Wingsuiting: As Close As Humans Can Get To Flying

Skydiving and BASE-jumping involve plummeting to the earth at terminal velocity; only to let a parachute unfurl in the final moments as the jumper glides safely to the ground, so they can tempt fate again with another jump.

Now there’s a new method for traveling through the air, and it’s about as close to flying as we’ve gotten.

A wingsuit, aka Birdman suit or Flying Squirrel suit, is basically just a piece of fabric between the legs and under the arms which creates an airfoil to increase lift while you’re plunging towards the ground.

With a wingsuit on, a jumper can increase the distance they travel horizontally by a 2.5: 1 ratio. In optimal conditions, for every meter they drop, they gain 2.5 meters laterally.

The aerodynamics involved in the flight can often mean the difference between a man really flying for a short distance, or becoming disoriented and forgetting to get the chute out in time. We’re not Superman just yet, but we’re getting closer.

In 1997, a French skydiver, Patrick de Gayardon, first showed reporters a wingsuit. Unfortunately, he died a year later when new rigging for his parachute failed to open properly during a jump in Hawaii.

Tom Begic, a BASE jumper from Australia, used the pictures he saw of Gayardon’s suit, and developed his own. He used the wingsuit to capture video footage of fellow BASEjumpers around his native Australia.

A year after Gayardon’s death, Jari Kuosma of Finland and Robert Pecnik of Croatia teamed up and created the wingsuit incarnation we see today.

Except this one was for sale. Kuosma started Bird-man International Ltd, and more importantly, an instructor program, so the blossoming wingsuit community had some cohesion.

Wingsuits aren’t for any thrill-seeker off the street. While you can jump out of a plane and skydive with little to no practice (so long as you’re strapped to an instructor), wingsuits aren’t advisable for anyone that hasn’t solo skydived 200-500 times over the 18 months preceding their first flight.

For the experts, the next evolution from a plane jump is a wingsuit off a BASEjump. It’s called WiSBASE, and it doesn’t get any more intense.

When someone’s jumping from a stationary spot, like in WiSBASE, they’re only letting gravity provide the velocity for a wingsuit’s lift.

Jumping from a plane or an accelerating helicopter provides enough speed for the wingsuit to be effective the moment they leave the plane. Not so with a BASE-jump.

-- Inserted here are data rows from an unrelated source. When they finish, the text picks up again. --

constexpr int WT = 120;
constexpr int PW = 136;
constexpr int PLANE = PW * 16;
constexpr int A_SLOTS = 3, IN_SLOTS = 32, IN_PITCH = 144;
constexpr int A1_ROW = 4 * PLANE, A2_ROW = 3 * PLANE;
constexpr int IM_BYTES = 2 * 128 * 16;
constexpr int ZERO_BYTES = 2 * 128 * 16;

constexpr int NR22 = 11 * 16, NR21 = 7 * 32, NR31 = 7 * 16, NR32 = 32;
constexpr int W1_BYTES = 2 * 64 * 16;
constexpr int T22 = 2 * NR22 * 16, T21 = 2 * NR21 * 16, T31 = 2 * NR31 * 16, T32 = 2 * NR32 * 16;
constexpr int OFF_W1 = 0;
constexpr int OFF_W22 = OFF_W1 + W1_BYTES;
constexpr int OFF_W21 = OFF_W22 + 10 * T22;
constexpr int OFF_W31 = OFF_W21 + 6 * T21;
constexpr int OFF_W32 = OFF_W31 + 5 * T31;
constexpr int OFF_BIAS = OFF_W32 + 2 * T32;
constexpr int BIAS_INTS = 64 + 48 + 48;
constexpr int WIMG_BYTES = OFF_BIAS + BIAS_INTS * 4;
constexpr int OFF_A1 = (WIMG_BYTES + 127) / 128 * 128;
constexpr int OFF_A2 = OFF_A1 + A_SLOTS * A1_ROW;
constexpr int OFF_IM = OFF_A2 + A_SLOTS * A2_ROW;
constexpr int OFF_ZERO = OFF_IM + 3 * IM_BYTES;
constexpr int OFF_IN = OFF_ZERO + ZERO_BYTES;
constexpr int OFF_A3 = (OFF_IN + IN_SLOTS * IN_PITCH + 15) / 16 * 16;
constexpr int OFF_CTRL = OFF_A3 + A_SLOTS * A2_ROW;
constexpr int SMEM_BYTES = OFF_CTRL + 64;
static_assert(SMEM_BYTES <= 232448, "exceeds the 227 KB of dynamic shared memory per CTA");
constexpr int IN_PITCH_T = 256, IN_BOX = 144;
constexpr int OFF_IN_T = (SMEM_BYTES + 127) / 128 * 128;
constexpr int SMEM_BYTES_T = OFF_IN_T + IN_SLOTS * IN_PITCH_T;
static_assert(SMEM_BYTES_T <= 232448, "exceeds the 227 KB of dynamic shared memory per CTA");

#ifndef QV_ONE_WORKER
#define QV_ONE_WORKER 1
#endif
constexpr int NWORKER = QV_ONE_WORKER ? 128 : 256, NC4 = 128, NTHREADS = NWORKER + 32 + NC4;
constexpr int MMA_WARP = NWORKER / 32;
constexpr int TR_ITER0 = 300, TR_N = 8;
constexpr int PIPE = 14;

constexpr int TM_D1 = 0;
constexpr int TM_R22 = 128;
constexpr int TM_R21 = 224;
constexpr int TM_R31 = 352;
constexpr int TM_D32 = 416;
constexpr int TM_COLS = 512;

struct GroupQ {
    int hi;
    unsigned M;
    int blu, mul, shift, rbias;
};

struct alignas(64) FusedParams {
    CUtensorMap tmap_in;
    const uint8_t *in;
    uint8_t *out;
    const uint8_t *wimg;
    int n_frames, H, W, nstrips, nseg, seg_rows, n_units, linear, perm_q, perm_s0, perm_r;
    int ys, ye, own0, own1, rlo, rhi;
    size_t frame_stride;
    const uint8_t *in_top, *in_bot;
    const uint32_t *flag_top, *flag_bot;
    uint32_t *pub, *done, *done_ctr;
    uint32_t seq;
    GroupQ q1, q22, q21, q31, q32;
    int c4_bias, c4_mul, c4_shift;
    int c4_w[108];
    long long *dbg;
    uint32_t sbase16, tmem_base;
    int *fail_flag;
    int dbg_flags;
    int bias[BIAS_INTS];
    const uint8_t *ori;
    unsigned long long *sse;
};

struct PhaseBases {
    uint32_t im, a1_r2, a2_r6, b22;
    uint32_t b21, b31, d1, d32;
    uint32_t z22, z21, z31, pad;
};
struct FixedBases { uint32_t zeroA, w1, w32, r22, r21, r31, pad0, pad1; };
constexpr int N_PHASE = 12;
constexpr int N_MMA = 27;
struct PhaseOps {
    uint4 ab[N_MMA];
    uint32_t d1, d32, z22, z21, z31, pad[3];
};
__constant__ PhaseOps c_ops[N_PHASE];

__host__ __device__ __forceinline__ int mod_pos(int a, int m) { int r = a % m; return r < 0 ? r + m : r; }

__host__ __device__ __forceinline__ int wrap_sub(int c, int k, int n) { const int v = c - (k % n); return v < 0 ? v + n : v; }
__host__ __device__ __forceinline__ int wrap_inc(int c, int n) { return c + 1 == n ? 0 : c + 1; }

__device__ __forceinline__ void warp_wait(uint64_t *bar, uint32_t parity, int lane, int *fail)
{
    if (lane == 0 && !tc::mbar_wait(bar, parity)) *fail = 1;
    __syncwarp();
}

__device__ __forceinline__ bool peer_wait(const uint32_t *flag, uint32_t seq)
{
    for (int n = 0; n < 4000000; ++n) {
        uint32_t v;
        asm volatile("ld.acquire.sys.global.u32 %0, [%1];" : "=r"(v) : "l"(flag) : "memory");
        if ((int)(v - seq) >= 0) return true;
        __nanosleep(200);
    }
    return false;
}

struct UnitGeo { int strip, f, y0, y1; bool ok; };
template <bool ROWS>
__host__ __device__ __forceinline__ UnitGeo unit_geo(const FusedParams &P, int unit, int H, int grid)
{
    UnitGeo g;
    if (!ROWS && P.linear) {
        const int b = unit % grid, j = unit / grid;
        const int lo = b * P.seg_rows, hi = min(P.n_frames * P.nstrips * H, lo + P.seg_rows), c = lo / H + j;
        const int start = j == 0 ? lo : c * H, end = min(hi, (c + 1) * H);
        const int full = P.perm_r * (P.perm_s0 + 1);
        const int q = c < full ? c / (P.perm_s0 + 1) : P.perm_r + (c - full) / P.perm_s0;
        const int sl = c < full ? c - q * (P.perm_s0 + 1) : (c - full) - (q - P.perm_r) * P.perm_s0;
        const int col = q + sl * P.perm_q;
        g.f = col / P.nstrips;
        g.strip = col - g.f * P.nstrips;
        g.y0 = start - c * H;
        g.y1 = g.y0 + (end - start);
        g.ok = start < end;
    } else if (!ROWS) {
        const int seg = unit % P.nseg;
        g.strip = (unit / P.nseg) % P.nstrips;
        g.f = unit / (P.nseg * P.nstrips);
        g.y0 = seg * P.seg_rows;
        g.y1 = min(H, g.y0 + P.seg_rows);
        g.ok = true;
    } else {
        const int R = P.ye - P.ys, b = unit % grid, j = unit / grid;
        const int lo = b * P.seg_rows, hi = min(P.nstrips * R, lo + P.seg_rows), c0 = lo / R;
        const int start = j == 0 ? lo : (c0 + j) * R, end = min(hi, (c0 + j + 1) * R);
        g.strip = c0 + j;
// ... 48 lines not shown
    for (int dy = 0; dy < 3; ++dy)
#pragma unroll
        for (int pl = 0; pl < 3; ++pl) {
            const int *w = &P.c4_w[((dy * 3 + DX) * 3 + pl) * 4];
            acc[dy] = __dp4a((int)v[pl].x, w[0], acc[dy]);
            acc[dy] = __dp4a((int)v[pl].y, w[1], acc[dy]);
            acc[dy] = __dp4a((int)v[pl].z, w[2], acc[dy]);
            acc[dy] = __dp4a((int)v[pl].w, w[3], acc[dy]);
        }
}

template <bool FAST, bool PROF, bool ROWS, bool TMA = false>
__global__ void __launch_bounds__(NTHREADS, 1) k_fused(const __grid_constant__ FusedParams P)
{
    constexpr bool SSE = false;
#include "qv_fused_body.inc"
}

template <bool FAST, bool ROWS>
__global__ void __launch_bounds__(NTHREADS, 1) k_enh_sse(const __grid_constant__ FusedParams P)
{
    constexpr bool SSE = true, PROF = false, TMA = false;
#include "qv_fused_body.inc"
}

__global__ void k_wait_words(const uint32_t *a, uint32_t va, const uint32_t *b, uint32_t vb, int *fail_flag)
{
    const uint32_t *w = threadIdx.x == 0 ? a : b;
    const uint32_t v = threadIdx.x == 0 ? va : vb;
    if (w && !peer_wait(w, v)) { *reinterpret_cast<volatile int *>(fail_flag) = 3; __threadfence_system(); }
}

__global__ void k_bases(uint32_t *out)
{
    extern __shared__ __align__(1024) uint8_t sm[];
    uint32_t *slot = reinterpret_cast<uint32_t *>(sm);
    tmem_alloc(slot, TM_COLS);
    tmem_relinquish();
    fence_before_sync();
    __syncwarp();
    fence_after_sync();
    const uint32_t tm = *slot;
    if (threadIdx.x == 0) { out[0] = smem_u32(sm); out[1] = tm; }
    __syncwarp();
    tmem_dealloc(tm, TM_COLS);
}

void build_mma_bases(uint32_t sb, uint32_t tm, PhaseBases *pb, FixedBases &fb)
{
    constexpr uint32_t LP = (uint32_t)(PLANE >> 4) << 16;
    const uint32_t w22 = sb + (OFF_W22 >> 4) + ((uint32_t)NR22 << 16), w21 = sb + (OFF_W21 >> 4) + ((uint32_t)NR21 << 16);
    const uint32_t w31 = sb + (OFF_W31 >> 4) + ((uint32_t)NR31 << 16);
    fb = FixedBases{};
    fb.zeroA = sb + (OFF_ZERO >> 4) + ((128u * 16 >> 4) << 16);
    fb.w1 = sb + (OFF_W1 >> 4) + (64u << 16);
    fb.w32 = sb + (OFF_W32 >> 4) + ((uint32_t)NR32 << 16);
    fb.r22 = tm + TM_R22; fb.r21 = tm + TM_R21; fb.r31 = tm + TM_R31;
    for (int ph = 0; ph < N_PHASE; ++ph) {
        const int R1p = ph + 4096 / N_PHASE * N_PHASE + N_PHASE, c3 = ph % 3, c6 = ph % 6;
        const uint32_t par = ph & 1;
        const int qa = wrap_sub(c6, 2, 6);
        PhaseBases &e = pb[ph];
        e = PhaseBases{};
        e.im = sb + ((OFF_IM + c3 * IM_BYTES) >> 4) + ((128u * 16 >> 4) << 16);
        e.a1_r2 = sb + (OFF_A1 >> 4) + wrap_sub(c3, 2, 3) * (A1_ROW >> 4) + LP;
        e.a2_r6 = sb + (OFF_A2 >> 4) + c3 * (A2_ROW >> 4);
        e.b22 = w22 + (qa <= 2 ? 2 - qa : 8 - qa) * 16;
        e.b21 = w21 + ((1 - (R1p - 2)) & 3) * 32;
        e.b31 = w31 + ((1 - (R1p - 6)) & 3) * 16;
        e.d1 = tm + TM_D1 + par * 64; e.d32 = tm + TM_D32 + par * 32;
        e.z22 = tm + TM_R22 + c6 * 16;
        e.z21 = tm + TM_R21 + ((R1p - 1) & 3) * 32;
        e.z31 = tm + TM_R31 + ((R1p - 5) & 3) * 16;
    }
}

void build_mma_ops(const PhaseBases *pb, const FixedBases &fb, PhaseOps *ops)
{
    constexpr uint32_t HI = (128u >> 4) | (1u << 14);
    constexpr uint32_t LP = (uint32_t)(PLANE >> 4) << 16, LX = 1u << 16;
    for (int ph = 0; ph < N_PHASE; ++ph) {
        const PhaseBases &e = pb[ph];
        PhaseOps &o = ops[ph];
        o = PhaseOps{};
        int k = 0;
        auto put = [&](uint32_t a, uint32_t b) { o.ab[k++] = make_uint4(a, HI, b, HI); };
        put(e.im, fb.w1);
        put(fb.zeroA, fb.w1); put(fb.zeroA, fb.w1); put(fb.zeroA, fb.w1);
        put(e.a2_r6 + 6 + LP, e.b31);
        put(e.a2_r6 + 7 + LP, e.b31 + (T31 >> 4));
        put(e.a2_r6 + 7 + LP, fb.w32);
        put(e.a2_r6 + 8 + LP, e.b31 + 2 * (T31 >> 4));
        put(e.a2_r6 + ((2 * PLANE) >> 4) + 6 + LX, e.b31 + 3 * (T31 >> 4));
        put(e.a2_r6 + ((2 * PLANE) >> 4) + 6 + LX, fb.w32 + (T32 >> 4));
        put(e.a2_r6 + ((2 * PLANE) >> 4) + 8 + LX, e.b31 + 4 * (T31 >> 4));
        for (int t = 0; t < 10; ++t) {
            const int sft = t / 2, h = t & 1;
            const uint32_t a = e.a1_r2 + ((h * 2 * PLANE + (4 + sft) * 16) >> 4);
            put(a, e.b22 + t * (T22 >> 4));
            if (sft >= 1 && sft <= 3) put(a, e.b21 + ((sft - 1) * 2 + h) * (T21 >> 4));
        }
        o.d1 = e.d1; o.d32 = e.d32; o.z22 = e.z22; o.z21 = e.z21; o.z31 = e.z31;
    }
}

}

struct FusedModel {
    int *h_fail = nullptr;
    uint8_t *d_wimg = nullptr;
    FusedParams proto{};
    bool fast = true;
    int sm_count = 148;
    bool env_profile = false, env_test_fail = false, env_tma = false, env_linear = true;
    int env_experiment = 0;
    void *encode_tiled = nullptr;
};

static std::mutex g_ops_mu;
struct OpsRecord { bool done = false; uint32_t sbase16 = 0, tmem_base = 0; };
static OpsRecord g_ops_done[64];

static void put_chunk(uint8_t *blk, int NR, int j, int n, const int8_t *src16) { memcpy(blk + ((size_t)j * NR + n) * 16, src16, 16); }

static bool build_host_image(const ModelHost &m, std::vector<uint8_t> &img, FusedParams &P)
{
    img.assign(WIMG_BYTES, 0);
    auto Wt = [&](int l, int k, int c, int r, int s) -> int8_t {
        const LayerShape &sh = kLayers[l];
        return m.L[l].w[(((size_t)k * sh.cin + c) * sh.k + r) * sh.k + s];
    };
    for (int n = 0; n < 64; ++n) {
        int8_t k32[32] = {0};
        for (int r = 0; r < 5; ++r) {
            for (int s = 0; s < 4; ++s) k32[4 * r + s] = Wt(QV_C1, n, 0, r, s);
            k32[20 + r] = Wt(QV_C1, n, 0, r, 4);
        }
        put_chunk(img.data() + OFF_W1, 64, 0, n, k32);
        put_chunk(img.data() + OFF_W1, 64, 1, n, k32 + 16);
    }
    const int S22[11] = {4, 3, 2, 1, 0, -1, 4, 3, 2, 1, 0};
    const int S3[7] = {2, 1, 0, -1, 2, 1, 0};
    int8_t c16[16];
    for (int s = 0; s < 5; ++s)
        for (int h = 0; h < 2; ++h) {
            uint8_t *blk = img.data() + OFF_W22 + (s * 2 + h) * T22;
            for (int bi = 0; bi < 11; ++bi)
                if (S22[bi] >= 0)
                    for (int j = 0; j < 2; ++j)
                        for (int ch = 0; ch < 16; ++ch) {
                            for (int b = 0; b < 16; ++b) c16[b] = Wt(QV_C2_2, ch, 32 * h + 16 * j + b, S22[bi], s);
                            put_chunk(blk, NR22, j, bi * 16 + ch, c16);
                        }
        }
// ... 27 lines not shown
                }
    for (int ch = 0; ch < 32; ++ch)
        for (int pl = 0; pl < 3; ++pl) {
            for (int b = 0; b < 16; ++b) c16[b] = Wt(QV_C3_2, ch, 16 * pl + b, 0, 0);
            put_chunk(img.data() + OFF_W32 + (pl / 2) * T32, NR32, pl == 2 ? 1 : pl, ch, c16);
        }
    auto mkq = [&](int l, GroupQ &g) -> bool {
        const LayerHost &L = m.L[l];
        g.blu = L.blu; g.mul = L.mul; g.shift = L.shift; g.rbias = (1 << (L.shift - 1)) / L.mul;
        g.hi = L.blu + g.rbias;
        const long long top = ((long long)L.blu + g.rbias) * L.mul;
        const bool ok = L.shift <= 24 && L.mul < (1ll << L.shift) && top < (1ll << 31) && (top >> L.shift) == 127 && g.hi < (1 << 30);
        g.M = ok ? (unsigned)((unsigned long long)L.mul << (24 - L.shift)) : 0u;
        return ok;
    };
    bool fast = true;
    fast &= mkq(QV_C1, P.q1); fast &= mkq(QV_C2_2, P.q22); fast &= mkq(QV_C2_1, P.q21);
    fast &= mkq(QV_C3_1, P.q31); fast &= mkq(QV_C3_2, P.q32);
    int *bias = reinterpret_cast<int *>(img.data() + OFF_BIAS);
    auto addb = [&](int l, int dst0, const GroupQ &g) {
        for (int k = 0; k < kLayers[l].cout; ++k) bias[dst0 + k] = m.L[l].b[k] + (fast ? g.rbias : 0);
    };
    addb(QV_C1, 0, P.q1);
    addb(QV_C2_2, 64, P.q22); addb(QV_C2_1, 64 + 16, P.q21);
    addb(QV_C3_1, 112, P.q31); addb(QV_C3_2, 112 + 16, P.q32);
    memcpy(P.bias, bias, sizeof(P.bias));
    P.c4_bias = m.L[QV_C4].b[0]; P.c4_mul = m.L[QV_C4].mul; P.c4_shift = m.L[QV_C4].shift;
    for (int t = 0; t < 9; ++t)
        for (int pl = 0; pl < 3; ++pl)
            for (int j = 0; j < 4; ++j) {
                unsigned v = 0;
                for (int b = 0; b < 4; ++b) v |= (unsigned)(uint8_t)Wt(QV_C4, 0, 16 * pl + 4 * j + b, t / 3, t % 3) << (8 * b);
                P.c4_w[(t * 3 + pl) * 4 + j] = (int)v;
            }
    return fast;
}

void fused_debug_tables(const ModelHost &m, std::vector<uint8_t> &wimg, std::vector<uint32_t> &ops, std::vector<int32_t> &consts)
{
    FusedParams P{};
    const bool fast = build_host_image(m, wimg, P);
    PhaseBases pb[N_PHASE];
    FixedBases fb;
    build_mma_bases(0, 0, pb, fb);
    std::vector<PhaseOps> po(N_PHASE);
    build_mma_ops(pb, fb, po.data());
    ops.assign(reinterpret_cast<const uint32_t *>(po.data()), reinterpret_cast<const uint32_t *>(po.data() + N_PHASE));
    consts = {WIMG_BYTES, SMEM_BYTES, OFF_A1, OFF_A2, OFF_IM, OFF_ZERO, OFF_IN, OFF_A3, PW, PLANE, A1_ROW, A2_ROW, IM_BYTES, IN_SLOTS,
              IN_PITCH, WT, PIPE, TM_D1, TM_R22, TM_R21, TM_R31, TM_D32, N_PHASE, N_MMA, fast ? 1 : 0, P.c4_bias, P.c4_mul, P.c4_shift};
    for (const GroupQ *g : {&P.q1, &P.q22, &P.q21, &P.q31, &P.q32})
        for (int v : {g->hi, (int)g->M, g->blu, g->mul, g->shift, g->rbias}) consts.push_back(v);
    consts.insert(consts.end(), P.bias, P.bias + BIAS_INTS);
    consts.insert(consts.end(), P.c4_w, P.c4_w + 108);
}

The proximity to cliffs and plateaus below the jumper intensifies the risk of hitting the ground while traveling upwards of 120 mph. A WiSBASE jumper needs to get as far away from the rocks and cliff face as possible, but some desperados aren’t trying to get far away at all.

This next level of WisBASE requires an audacity that in it’s tamest form would be considered reckless. Proximity flying is the practice of deliberately staying close to the rock face and grazing the surface, or as WiSBASER Loic Jean Albert puts it:

At the beginning of WiSBASE jumping, we were trying to get as far away from the wall as possible, so we could basically clear the whole thing. And now it’s getting boring, so we play around.


Jean Albert

Typically understated. No one “plays around” during WiSBASE jumps quite like Jeb Corliss though. He’s used a wingsuit to fly through a waterfall and his treacherous path down the side of a mountain is almost like running slalom through canyons and valleys—whizzing by trees and rock faces at insane speeds.

Corliss is a constant practitioner of proximity flying that’s so close it’s unreal. Just check out this video where he comes near enough to a hill’s peak, the cameraman has to jump out of the way!

There are other, slightly less mad, components you can add to WiSBASE, like this group in Norway, who had been performing Ski BASE-jumping, where they skied off a terminal cliff—one in which you achieve terminal velocity on your way down—then performed a series of flips in the air (like they’re just regular ol’ ski-jumpers), before opening their parachutes.  

With WiSBASE, these daredevils now ski off the terminal cliff, kick off their skies and wingsuit down farther and longer than they ever did before. It’s just another component of adventure the wingsuit provides.

Wingsuits are now a full-fledged offshoot of skydiving, and they’ve even held an annual Artistic Wingsuit Competition, which just completed its 8th year in Gap, France. There is no end to what wingsuits can do for skydivers.

Hopefully flying can assuage their seemingly banal life on the ground. We do know people will keep trying new things, and pushing for the next invention or idea that takes us closer and closer to flying like the wildfowl wingsuit’s emulate.